WORK ORDER » Write out exactly the lines below that run from the one containing "-443,7 +444,7 @@" through the one containing "box_read_counters(ctx, c, reset != 0);", both included, with no other lines.
*** Block opens ***
+int launch_box_table_watched(mi355_ctx *ctx, const uint32_t *table, const uint8_t *d_src, uint8_t *d_dst, unsigned w4, unsigned sw4, unsigned dw4, size_t rows) {
+  BoxWatchState &S = ctx->box_watch;
+  int rc;
+  if (!S.ev) {
+    if ((rc = check_hip(ctx, hipHostMalloc((void **)&S.h_counters, kBoxCounterBytes), "hipHostMalloc(box watch)"))) return rc;
+    if ((rc = check_hip(ctx, hipEventCreateWithFlags(&S.ev, hipEventDisableTiming), "hipEventCreate(box watch)"))) return rc;
+  }
+  if ((rc = box_counters_ensure(ctx, &S.d_counters, ctx->stream))) return rc;
+  if (S.stale) {
+    if ((rc = check_hip(ctx, hipMemsetAsync(S.d_counters, 0, kBoxCounterBytes, ctx->stream), "box watch counters reset"))) return rc;
+    S.stale = false;
+    S.waves_since = 0;
+    S.launches_since = 0;
+  }
+  if ((rc = box_launch(ctx, table, d_src, d_dst, w4, sw4, dw4, rows, S.d_counters, true))) return rc;
+  S.waves_since += box_wave_count(w4, rows, true);
+  const unsigned need = S.w.probing ? 1u : kBoxWatchSnapEvery;
+  if (++S.launches_since < need || S.pending) return MI355_OK;
+  if ((rc = check_hip(ctx, hipMemcpyAsync(S.h_counters, S.d_counters, kBoxCounterBytes, hipMemcpyDeviceToHost, ctx->stream), "box watch snapshot"))) return rc;
+  if ((rc = check_hip(ctx, hipMemsetAsync(S.d_counters, 0, kBoxCounterBytes, ctx->stream), "box watch counters reset"))) return rc;
+  if ((rc = check_hip(ctx, hipEventRecord(S.ev, ctx->stream), "hipEventRecord(box watch)"))) return rc;
+  S.pending = true;
+  S.probe_snapshot = S.w.probing;
+  S.waves_snapshot = S.waves_since;
+  S.waves_since = 0;
+  S.launches_since = 0;
+  return MI355_OK;
+}
+
+int launch_box_table_multi(mi355_ctx *ctx, hipStream_t stream, const uint32_t *table, uint8_t *const *srcs, uint8_t *const *dsts, int n_frames, unsigned w4,
+                           size_t frame_rows, bool small) {
+  int rc;
+  if ((rc = box_counters_ensure(ctx, &ctx->d_box_counters, stream))) return rc;
+  MultiFramePtrs s{}, d{};
+  for (int f = 0; f < kMultiFrames; f++) { s.p[f] = srcs[f < n_frames ? f : 0]; d.p[f] = dsts[f < n_frames ? f : 0]; }
+  const unsigned n_cols = (w4 + kBoxTileW4 - 1) / kBoxTileW4, n_rows = (unsigned)((frame_rows + box_tile_rows(small) - 1) / box_tile_rows(small));
+  ctx->box_waves += box_wave_count(w4, frame_rows, small) * (unsigned)n_frames;
+#define MI355_BOX(CAP, ROWS) hipLaunchKernelGGL((colorlut_box_kernel<true, CAP, ROWS>), dim3(n_cols * n_rows * (unsigned)n_frames), dim3(256), box_lds_bytes(CAP), stream, \
+                                                (const u4_t *)nullptr, (u4_t *)nullptr, w4, w4, w4, (unsigned)frame_rows, (unsigned)(frame_rows * w4 * 16),                      \
+                                                (unsigned)(frame_rows * w4 * 16), n_cols, n_cols * n_rows, table, ctx->d_box_counters, s, d)
+  if (small) MI355_BOX(kBoxSmallCap, kBoxSmallRows);
+  else MI355_BOX(kBoxCapBricks, kBoxTileRows);
+#undef MI355_BOX
+  return check_hip(ctx, hipGetLastError(), "colorlut box kernel launch (multi-frame)");
+}
+
+int box_read_counters(mi355_ctx *ctx, unsigned long long out[2], bool reset) {
+  out[0] = ctx->box_waves;
+  out[1] = 0;
+  if (reset) ctx->box_waves = 0;
+  if (!ctx->d_box_counters) return MI355_OK;
+  unsigned h[kBoxCounterSlots * kBoxCounterStride];
+  int rc;
+  if ((rc = check_hip(ctx, hipMemcpyAsync(h, ctx->d_box_counters, sizeof(h), hipMemcpyDeviceToHost, ctx->stream), "hipMemcpyAsync(box counters)"))) return rc;
+  if (reset && (rc = check_hip(ctx, hipMemsetAsync(ctx->d_box_counters, 0, sizeof(h), ctx->stream), "hipMemsetAsync(box counters)"))) return rc;
+  if ((rc = check_hip(ctx, hipStreamSynchronize(ctx->stream), "hipStreamSynchronize"))) return rc;
+  for (int i = 0; i < kBoxCounterSlots; i++) out[1] += h[i * kBoxCounterStride];
+  return MI355_OK;
+}
+
+void box_release(mi355_ctx *ctx) {
+  BoxWatchState &S = ctx->box_watch;
+  if (ctx->d_box_counters) (void)hipFree(ctx->d_box_counters);
+  if (S.d_counters) (void)hipFree(S.d_counters);
+  if (S.h_counters) (void)hipHostFree(S.h_counters);
+  if (S.ev) (void)hipEventDestroy(S.ev);
+  ctx->d_box_counters = nullptr;
+  S = BoxWatchState{};
+}
+
+}
+
+extern "C" int mi355_selftest_boxwatch(int n_calls, const double *share, int lag, int *box_out) {
+  if (n_calls < 0 || !share || !box_out) return MI355_ERR_INVALID_ARG;
+  mi355::BoxWatch W;
+  bool pend = false, pend_probe = false;
+  int pend_ready = 0;
+  unsigned launches_since = 0;
+  double acc = 0.0, pend_share = 0.0;
+  for (int i = 0; i < n_calls; i++) {
+    if (pend && lag >= 0 && i >= pend_ready) {
+      pend = false;
+      const bool was_on_box = W.on_box;
+      mi355::boxwatch_snapshot(W, pend_share, pend_probe);
+      if (was_on_box && !W.on_box) { launches_since = 0; acc = 0.0; }
+    }
+    const bool box = mi355::boxwatch_next(W, !pend);
+    box_out[i] = box ? 1 : 0;
+    if (!box) continue;
+    acc += share[i];
+    launches_since++;
+    if (!pend && launches_since >= (W.probing ? 1u : mi355::kBoxWatchSnapEvery)) {
+      pend = true; pend_probe = W.probing; pend_share = acc / launches_since; pend_ready = i + 1 + lag;
+      launches_since = 0; acc = 0.0;
+    }
+  }
+  return MI355_OK;
+}
diff --git a/gst-plugins-rs_amd/csrc/colorlut_box.hpp b/gst-plugins-rs_amd/csrc/colorlut_box.hpp
--- /dev/null
+++ b/gst-plugins-rs_amd/csrc/colorlut_box.hpp
@@ -0,0 +1,38 @@
+#pragma once
+#include <hip/hip_runtime.h>
+#include <cstddef>
+#include <cstdint>
+#include "boxwatch.hpp"
+
+struct mi355_ctx;
+
+namespace mi355 {
+
+constexpr unsigned kBoxCapBricks = 64;
+constexpr unsigned kBoxTileW4 = 64, kBoxTileRows = 64;
+
+constexpr unsigned box_bricks(const unsigned lo[3], const unsigned hi[3]) {
+  unsigned n = 1;
+  for (int c = 0; c < 3; c++) n *= (((hi[c] | 3u) - (lo[c] & ~3u)) + 1u) >> 2;
+  return n;
+}
+
+bool box_applicable(unsigned w4, unsigned sw4, unsigned dw4, size_t rows);
+int launch_box_table(mi355_ctx *ctx, const uint32_t *table, const uint8_t *d_src, uint8_t *d_dst, unsigned w4, unsigned sw4, unsigned dw4, size_t rows, bool small);
+bool box_multi_applicable(unsigned w4, size_t frame_rows, int n_frames);
+int launch_box_table_multi(mi355_ctx *ctx, hipStream_t stream, const uint32_t *table, uint8_t *const *srcs, uint8_t *const *dsts, int n_frames, unsigned w4,
+                           size_t frame_rows, bool small);
+struct BoxWatchState {
+  BoxWatch w;
+  unsigned *d_counters = nullptr, *h_counters = nullptr;
+  hipEvent_t ev = nullptr;
+  bool pending = false, probe_snapshot = false, stale = false;
+  unsigned long long waves_since = 0, waves_snapshot = 0;
+  unsigned launches_since = 0;
+};
+bool box_watch_choose(mi355_ctx *ctx);
+int launch_box_table_watched(mi355_ctx *ctx, const uint32_t *table, const uint8_t *d_src, uint8_t *d_dst, unsigned w4, unsigned sw4, unsigned dw4, size_t rows);
+int box_read_counters(mi355_ctx *ctx, unsigned long long out[2], bool reset);
+void box_release(mi355_ctx *ctx);
+
+}
diff --git a/gst-plugins-rs_amd/csrc/colorlut_kernels.hip b/gst-plugins-rs_amd/csrc/colorlut_kernels.hip
--- a/gst-plugins-rs_amd/csrc/colorlut_kernels.hip
+++ b/gst-plugins-rs_amd/csrc/colorlut_kernels.hip
@@ -1513,7 +1513,7 @@
   return MI355_OK;
 }
 
-enum TableKernel { kTableGather = 0, kTableWindow = 1, kTableEither = 2 };
+enum TableKernel { kTableGather = 0, kTableWindow = 1, kTableEither = 2, kTableBox = 3, kTableBoxWatch = 4 };
 template <class Compute, class Ensure, class Table>
 static int auto_launch(mi355_ctx *ctx, AutoPick &A, size_t n_vec, Compute &&compute, Ensure &&ensure, Table &&table);
 static int launch_table_gather(mi355_ctx *ctx, const uint32_t *t, const uint8_t *d_src, uint8_t *d_dst, const Rgba8Geom &geo, int width, size_t rows, int morton);
@@ -1528,7 +1528,21 @@
 
 static int launch_table_raw(mi355_ctx *ctx, const uint32_t *t, const uint8_t *d_src, uint8_t *d_dst, const Rgba8Geom &geo, int width, size_t rows, int morton,
                             TableKernel sub, int *last_sub) {
-  const bool window_ok = morton && sub != kTableGather && width % 4 == 0 && window_applicable(ctx, (unsigned)width / 4, geo.dw4, rows);
+  if (sub == kTableBox && morton && width % 4 == 0 && box_applicable((unsigned)width / 4, geo.sw4, geo.dw4, rows)) {
+    if (last_sub) *last_sub = 2;
+    ctx->lut.last_kernel = "colorlut_box_kernel";
+    return launch_box_table(ctx, t, d_src, d_dst, (unsigned)width / 4, geo.sw4, geo.dw4, rows, ctx->lut_variant == 11);
+  }
+  if (sub == kTableBoxWatch) {
+    if (morton && width % 4 == 0 && window_applicable(ctx, (unsigned)width / 4, geo.dw4, rows) && box_applicable((unsigned)width / 4, geo.sw4, geo.dw4, rows) &&
+        !recently_written(ctx->device, d_src, (size_t)geo.sw4 * 16 * rows) && box_watch_choose(ctx)) {
+      if (last_sub) *last_sub = 2;
+      ctx->lut.last_kernel = "colorlut_box_kernel";
+      return launch_box_table_watched(ctx, t, d_src, d_dst, (unsigned)width / 4, geo.sw4, geo.dw4, rows);
+    }
+    sub = kTableEither;
+  }
+  const bool window_ok = morton && sub != kTableGather && sub != kTableBox && width % 4 == 0 && window_applicable(ctx, (unsigned)width / 4, geo.dw4, rows);
   const size_t src_bytes = (size_t)geo.sw4 * 16 * rows;
   const bool window = window_ok && (sub == kTableWindow || !recently_written(ctx->device, d_src, src_bytes));
   if (last_sub) *last_sub = window ? 1 : 0;
@@ -1609,8 +1623,8 @@
 }
 
 constexpr size_t kAutoMinVec = 16384;
-static bool table_variant(int v) { return v == 4 || v == 5 || v == 8 || v == 9; }
-static TableKernel table_variant_kernel(int v) { return v == 8 ? kTableWindow : (v == 9 ? kTableEither : kTableGather); }
+static bool table_variant(int v) { return v == 4 || v == 5 || v == 8 || v == 9 || v == 10 || v == 11; }
+static TableKernel table_variant_kernel(int v) { return v == 8 ? kTableWindow : (v == 9 ? kTableEither : (v == 10 || v == 11 ? kTableBox : kTableGather)); }
 
 int launch_colorlut(mi355_ctx *ctx, const uint8_t *d_src, size_t src_pitch, int src_stride, uint8_t *d_dst,
                     size_t dst_pitch, int dst_stride, int n_frames, int width, int height, int format) {
@@ -1654,7 +1668,7 @@
     L.pick[1].learn = 2;
   }
   return auto_launch(ctx, L.pick[1], n_vec, compute, [&]() { return table_ensure(ctx, 1, 1, &hs); },
-                     [&]() { return launch_table(ctx, 1, d_src, d_dst, geo, width, (size_t)n_frames * height, 1, &hs, kTableEither); });
+                     [&]() { return launch_table(ctx, 1, d_src, d_dst, geo, width, (size_t)n_frames * height, 1, &hs, kTableBoxWatch); });
 }
 
 int colorlut_multi_table(mi355_ctx *ctx, const uint32_t **table_out) {
@@ -1685,6 +1699,10 @@
     d.p[f] = dsts[f];
   }
   const unsigned w4 = (unsigned)width / 4;
+  if ((ctx->lut_variant == 10 || ctx->lut_variant == 11) && box_multi_applicable(w4, (size_t)height, n_frames)) {
+    ctx->lut.last_kernel = "colorlut_box_kernel";
+    return launch_box_table_multi(ctx, stream, table, srcs, dsts, n_frames, w4, (size_t)height, ctx->lut_variant == 11);
+  }
   if (from_hbm && ctx->lut_variant == 0 && window_multi_applicable(ctx, w4, (size_t)height, n_frames)) {
     ctx->lut.last_kernel = "colorlut_window_kernel";
     return launch_window_table_multi(ctx, stream, table, srcs, dsts, n_frames, w4, (size_t)height);
@@ -1744,7 +1762,7 @@
   if (ctx->hsv_table_mode == 2) {
     int rc = hsv_table_ensure(ctx, fmt, hs);
     T.last_table = true;
-    return rc ? rc : launch_table_raw(ctx, T.d_table, d_data, d_data, geo, width, rows, 1, kTableEither, nullptr);
+    return rc ? rc : launch_table_raw(ctx, T.d_table, d_data, d_data, geo, width, rows, 1, ctx->lut_variant == 10 || ctx->lut_variant == 11 ? kTableBox : kTableEither, nullptr);
   }
   if (n_vec < kAutoMinVec) return compute();
   if (same_hs(hs, T.seen_hs) && fmt.bgr == T.seen_bgr) { if (T.seen_stable < kStableCalls) T.seen_stable++; }
diff --git a/gst-plugins-rs_amd/csrc/ctx.hip b/gst-plugins-rs_amd/csrc/ctx.hip
--- a/gst-plugins-rs_amd/csrc/ctx.hip
+++ b/gst-plugins-rs_amd/csrc/ctx.hip
@@ -177,6 +177,7 @@
   lut_release(ctx);
   hsv_table_release(ctx);
   window_release(ctx);
+  box_release(ctx);
   loudnorm_release(ctx);
   loudnorm_batch_release(ctx);
   dssim_release(ctx);
@@ -223,7 +224,7 @@
   REQUIRE_CTX(ctx);
   if (flag == MI355_FLAG_FORCE_GENERIC) { ctx->force_generic = value != 0; return MI355_OK; }
   if (flag == MI355_FLAG_LUT_STAGGER && value >= 0 && value <= 4096) { ctx->lut_stagger = value; return MI355_OK; }
-  if (flag == MI355_FLAG_LUT_VARIANT && value >= 0 && value <= 9) { ctx->lut_variant = value; return MI355_OK; }
+  if (flag == MI355_FLAG_LUT_VARIANT && value >= 0 && value <= 11) { ctx->lut_variant = value; return MI355_OK; }
   if (flag == MI355_FLAG_BRICK_TILES_PER_RUN && value >= 0 && value <= 4096) { ctx->brick_tiles_per_run = value; return MI355_OK; }
   if (flag == MI355_FLAG_BRICK_FOLD_AXIS && value >= 0 && value <= 2) { ctx->brick_fold_axis = value; return MI355_OK; }
   if (flag == MI355_FLAG_DSSIM_TRANSLUCENT && (value == 0 || value == 1)) { ctx->dssim_translucent = value; return MI355_OK; }
@@ -443,7 +444,7 @@
   const AutoPick &A = fused == 2 ? ctx->hsv_table.pick : ctx->lut.pick[fused ? 1 : 0];
   if (table_in_use)
     *table_in_use = fused == 2 ? (ctx->hsv_table.last_table ? 1 : 0)
-                               : (ctx->lut_variant == 4 || ctx->lut_variant == 5 || ctx->lut_variant == 8 || ctx->lut_variant == 9 || (ctx->lut_variant == 0 && A.t_table > 0.0 && A.table));
+                               : (ctx->lut_variant == 4 || ctx->lut_variant == 5 || ctx->lut_variant == 8 || ctx->lut_variant == 9 || ctx->lut_variant == 10 || ctx->lut_variant == 11 || (ctx->lut_variant == 0 && A.t_table > 0.0 && A.table));
   if (ms_per_mpx_compute) *ms_per_mpx_compute = A.t_compute * 250000.0;
   if (ms_per_mpx_table) *ms_per_mpx_table = A.t_table * 250000.0;
   return MI355_OK;
@@ -474,6 +475,17 @@
   int rc = window_read_counters(ctx, c, reset != 0);
   if (rc) return rc;
   for (int i = 0; i < 3; i++) counters[i] = c[i];
+  return MI355_OK;
+}
+
+int mi355_colorlut_box_stats(mi355_ctx *ctx, uint64_t counters[2], int reset) {
+  REQUIRE_CTX(ctx);
+  BIND_DEVICE(ctx);
+  if (!counters) return set_error(ctx, MI355_ERR_INVALID_ARG, "null counters");
+  unsigned long long c[2] = {0, 0};
+  int rc = box_read_counters(ctx, c, reset != 0);
+  if (rc) return rc;
+  for (int i = 0; i < 2; i++) counters[i] = c[i];
   return MI355_OK;
 }
 
diff --git a/gst-plugins-rs_amd/csrc/group.hip b/gst-plugins-rs_amd/csrc/group.hip
--- a/gst-plugins-rs_amd/csrc/group.hip
+++ b/gst-plugins-rs_amd/csrc/group.hip
@@ -1002,7 +1002,7 @@
   }
   const uint8_t *one[1] = {d_src};
   d.batchable = settled && format == MI355_FMT_RGBA && (fused || d_src != d_dst) && hsvfilter_multi_applicable(one, 1, width, height, stride, fmt) && width % 4 == 0 &&
-                width >= 128 && (uintptr_t)d_dst % 16 == 0 && ctx->lut_variant == 0 && ctx->hsv_table_mode != 2 && (!fused || ctx->lut.is3d);
+                width >= 128 && (uintptr_t)d_dst % 16 == 0 && (ctx->lut_variant == 0 || ctx->lut_variant == 10 || ctx->lut_variant == 11) && ctx->hsv_table_mode != 2 && (!fused || ctx->lut.is3d);
   if (d.batchable && (fused ? colorlut_multi_fused_table(ctx, settings, &d.table) : colorlut_multi_table(ctx, &d.table)) != MI355_OK) {
     (void)hipGetLastError();
     d.batchable = false;
diff --git a/gst-plugins-rs_amd/csrc/internal.hpp b/gst-plugins-rs_amd/csrc/internal.hpp
--- a/gst-plugins-rs_amd/csrc/internal.hpp
+++ b/gst-plugins-rs_amd/csrc/internal.hpp
@@ -10,6 +10,7 @@
 #include "autopick.hpp"
 #include "colorlut_brick.hpp"
 #include "colorlut_window.hpp"
+#include "colorlut_box.hpp"
 
 namespace mi355 {
 
@@ -113,6 +114,9 @@
   int window_order = 1;
   bool window_stats_on = false;
   unsigned long long *d_window_counters = nullptr;
+  unsigned *d_box_counters = nullptr;
+  mi355::BoxWatchState box_watch;
+  unsigned long long box_waves = 0;
   int blockhash_any_size = 0;
   int hsv_nt = 0;
   mi355_hsv_settings group_fused_hs{};
diff --git a/gst-plugins-rs_amd/mi355fx/__init__.py b/gst-plugins-rs_amd/mi355fx/__init__.py
--- a/gst-plugins-rs_amd/mi355fx/__init__.py
+++ b/gst-plugins-rs_amd/mi355fx/__init__.py
@@ -210,6 +210,8 @@
         "mi355_colorlut_last_kernel": (C.c_char_p, [vp]),
         "mi355_colorlut_brick_stats": (i, [vp, C.POINTER(C.c_uint64), C.POINTER(C.c_double), C.POINTER(C.c_int), i]),
         "mi355_colorlut_window_stats": (i, [vp, C.POINTER(C.c_uint64), i]),
+        "mi355_colorlut_box_stats": (i, [vp, C.POINTER(C.c_uint64), i]),
+        "mi355_selftest_boxwatch": (i, [i, C.POINTER(C.c_double), i, C.POINTER(C.c_int)]),
         "mi355_selftest_brickwatch": (i, [i, C.POINTER(C.c_double), C.POINTER(C.c_double), C.POINTER(C.c_double), C.POINTER(C.c_double), i, C.POINTER(C.c_int)]),
         "mi355_colorlut_frame": (i, [vp, u8p, i, u8p, i, i, i, i]),
         "mi355_colorlut_frames_device": (i, [vp, u8p, sz, i, u8p, sz, i, i, i, i, i]),
@@ -1194,6 +1196,11 @@
         self._ck(self.L.mi355_colorlut_window_stats(self.h, c, int(reset)))
         return int(c[0]), int(c[1]), int(c[2])
 
+    def colorlut_box_stats(self, reset=False):
+        c = (C.c_uint64 * 2)()
+        self._ck(self.L.mi355_colorlut_box_stats(self.h, c, int(reset)))
+        return int(c[0]), int(c[1])
+
     def colorlut_frame(self, src, src_stride, dst, dst_stride, width, height, fmt="RGBA"):
         self._ck(self.L.mi355_colorlut_frame(self.h, _ptr(src), src_stride, _ptr(dst), dst_stride, width, height, FMT[fmt]))
         return dst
*** Block closes ***
SOLUTION »
@@ -443,7 +444,7 @@
   const AutoPick &A = fused == 2 ? ctx->hsv_table.pick : ctx->lut.pick[fused ? 1 : 0];
   if (table_in_use)
     *table_in_use = fused == 2 ? (ctx->hsv_table.last_table ? 1 : 0)
-                               : (ctx->lut_variant == 4 || ctx->lut_variant == 5 || ctx->lut_variant == 8 || ctx->lut_variant == 9 || (ctx->lut_variant == 0 && A.t_table > 0.0 && A.table));
+                               : (ctx->lut_variant == 4 || ctx->lut_variant == 5 || ctx->lut_variant == 8 || ctx->lut_variant == 9 || ctx->lut_variant == 10 || ctx->lut_variant == 11 || (ctx->lut_variant == 0 && A.t_table > 0.0 && A.table));
   if (ms_per_mpx_compute) *ms_per_mpx_compute = A.t_compute * 250000.0;
   if (ms_per_mpx_table) *ms_per_mpx_table = A.t_table * 250000.0;
   return MI355_OK;
@@ -474,6 +475,17 @@
   int rc = window_read_counters(ctx, c, reset != 0);
   if (rc) return rc;
   for (int i = 0; i < 3; i++) counters[i] = c[i];
+  return MI355_OK;
+}
+
+int mi355_colorlut_box_stats(mi355_ctx *ctx, uint64_t counters[2], int reset) {
+  REQUIRE_CTX(ctx);
+  BIND_DEVICE(ctx);
+  if (!counters) return set_error(ctx, MI355_ERR_INVALID_ARG, "null counters");
+  unsigned long long c[2] = {0, 0};
+  int rc = box_read_counters(ctx, c, reset != 0);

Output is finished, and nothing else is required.